Otro factor importante que contribuyó a la pérdida de dinamismo del sector automotriz en la región Centro fue la puesta en marcha del Tratado de Libre Comercio de América del Norte (TLCAN). Éste significó un nuevo orden económico y comercial a partir de que las grandes trasnacionales fijaron sus expectativas de crecimiento en los mercados externos, lo que convirtió en una ventaja la cercanía con los mercados estadounidense y canadiense; así, las entidades federativas de la franja fronteriza con Estados Unidos se convirtieron en receptores naturales de las nuevas inversiones automotrices.
En el cuadro 1 se hace evidente que la participación de la industria automotriz de la región Centro, con respecto a la nacional, ha disminuido considerablemente de 1980 a 2014. La proporción de unidades económicas pasó de 48.6% a 26.6%, aunque las caídas más dramáticas se han presentado en la generación del valor agregado censal bruto (VACB) y en la población ocupada (PO), pues estas variables redujeron su participación hasta en casi cincuenta puntos porcentuales en este periodo.

Por entidad federativa, las reducciones más importantes se han presenta do en el Estado de México y la Ciudad de México (cuadro 1), entidades en las que en algún momento se concentró la mayor parte de la industria automotriz, pero que, como ya se mencionó, se vieron desplazadas como destinos de los flujos de inversión del sector ante las políticas de descentralización, el contexto internacional y el proceso de apertura comercial.
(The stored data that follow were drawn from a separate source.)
extern "C" int debwt_create(const debwt_config *cfg, debwt_ctx **out) {
    if (!cfg || !out || cfg->k < 12 || cfg->k > 32) return DEBWT_EINVAL;
    int ndev = 0;
    if (hipGetDeviceCount(&ndev) != hipSuccess || cfg->device < 0 || cfg->device >= ndev) return DEBWT_EDEVICE;
    debwt_ctx *c = new (std::nothrow) debwt_ctx();
    if (!c) return DEBWT_ENOMEM;
    c->cfg = *cfg;
    if (c->cfg.sort_algo == 0) c->cfg.sort_algo = 3;
    c->K = cfg->k - 1;
    int rc = DEBWT_OK;
    auto fail = [&](int code) { debwt_destroy(c); return code; };
    if (hipSetDevice(cfg->device) != hipSuccess) return fail(DEBWT_EDEVICE);
    if (hipStreamCreateWithFlags(&c->stream, hipStreamNonBlocking) != hipSuccess) return fail(DEBWT_EDEVICE);
    if (hipHostMalloc((void **)&c->h_scalars, 64 * sizeof(u32), hipHostMallocDefault) != hipSuccess)
        return fail(DEBWT_ENOMEM);
    for (auto &e : c->ev) if (hipEventCreate(&e) != hipSuccess) return fail(DEBWT_EDEVICE);
    for (auto &p : c->ev_pass) for (auto &e : p) if (hipEventCreate(&e) != hipSuccess) return fail(DEBWT_EDEVICE);
    if ((rc = ensure(c, c->rs_counts, radix_workspace_bytes(0))) != DEBWT_OK) return fail(rc);
    if ((rc = ensure(c, c->rs_over, radix_over_bytes(1 << 20))) != DEBWT_OK) return fail(rc);
    if (hipHostMalloc((void **)&c->h_over, 64, hipHostMallocDefault) != hipSuccess)
        return fail(DEBWT_ENOMEM);
    if ((rc = ensure(c, c->cp_counts, 8 * (CP_MAXCHUNKS + 16) * sizeof(u32))) != DEBWT_OK) return fail(rc);
    if ((rc = ensure(c, c->dollar, 64)) != DEBWT_OK) return fail(rc);
    *out = c;
    return DEBWT_OK;
}

extern "C" void debwt_destroy(debwt_ctx *c) {
    if (!c) return;
    if (c->special_running) { c->special_thread.join(); c->special_running = false; }
    (void)hipSetDevice(c->cfg.device);
    if (c->stream) (void)hipStreamSynchronize(c->stream);
    for (DevBuf *b : all_buffers(c)) if (b->p) (void)hipFree(b->p);
    if (c->h_scalars) (void)hipHostFree(c->h_scalars);
    if (c->h_over) (void)hipHostFree(c->h_over);
    for (auto &e : c->ev) if (e) (void)hipEventDestroy(e);
    for (auto &p : c->ev_pass) for (auto &e : p) if (e) (void)hipEventDestroy(e);
    if (c->ev_copy) (void)hipEventDestroy(c->ev_copy);
    if (c->ev_copy2) (void)hipEventDestroy(c->ev_copy2);
    if (c->copy_stream) { (void)hipStreamSynchronize(c->copy_stream); (void)hipStreamDestroy(c->copy_stream); }
    if (c->stream) (void)hipStreamDestroy(c->stream);
    delete c;
}

static void join_special(debwt_ctx *c);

No obstante la pérdida de dinamismo en esta región, el sector continúa como uno de los más importantes para las cuatro entidades federativas. En el Estado de México aún se encuentra un número muy importante de unidades económicas automotrices, 10% del total nacional, que generan 9.8% del valor agregado y emplean a 6.2% de la población nacional ocupada en el sector. Más que de ensambladoras, se destaca la presencia de empresas productoras de partes de primer, segundo y tercer nivel.
Todo indica que en esta entidad se ha iniciado un proceso de reconversión de la industria automotriz ante el agotamiento de procesos productivos. En 2010, la planta de Ford, en Cuautitlán, Estado de México, fue desmantelada en su totalidad y reconstruida con todos los requerimientos tecnológicos actuales, lo que le permite manufacturar el modelo Ford Fiesta híbrido para todo el mundo. La planta de Chrysler localizada en Toluca, por su parte, ha tomado un nuevo auge en el ensamble de vehículos derivado de la fusión con Fiat, en 2014, para conformar lo que ahora se llama Fiat Chrysler Automóviles.
En el caso de la Ciudad de México, prácticamente han desaparecido las actividades de ensamble de vehículos; lo que destaca es la presencia de las oficinas de los grandes corporativos del sector y de algunas productoras de partes y componentes que han sobrevivido a este proceso. Además, en estas dos entidades se encuentran importantes instalaciones de investigación y desarrollo (ID), incluido el diseño de partes, como es el caso de Chrysler y Ford, en la Ciudad de México, y de General Motors, en Toluca, Estado de México.
La situación ha sido diferente para las otras dos entidades que conforman esta región. En el caso de Puebla, se ha incrementado de manera significativa su participación dentro del sector automotriz, principalmente porque en esta entidad se localiza una planta de Volkswagen, que es hoy la segunda más importante del mundo5 y que ha servido para dinamizar de manera significativa la actividad económica de la región.
La participación de Puebla dentro del sector se ha consolidado y es evidente el incremento en las variables de análisis a lo largo del periodo de estudio. En 2014, concentró 9.0% de las unidades económicas, 16.4% del ACB y 5.5% de la PO en el sector (cuadro 1). Además, la próxima apertura de la planta de Audi en San José Chiapa, Puebla, sin duda, dinamizará aún más al sector en esta entidad y en la región. El estado de Morelos, por su parte, cuenta con la presencia de Nissan en la ciudad de Cuautla, donde se producen vehículos tipo pickup, como el Frontier L4, así como los modelos Tsuru y Tidda, y que, de igual forma, ha venido a impulsar de manera importante la actividad económica de la zona.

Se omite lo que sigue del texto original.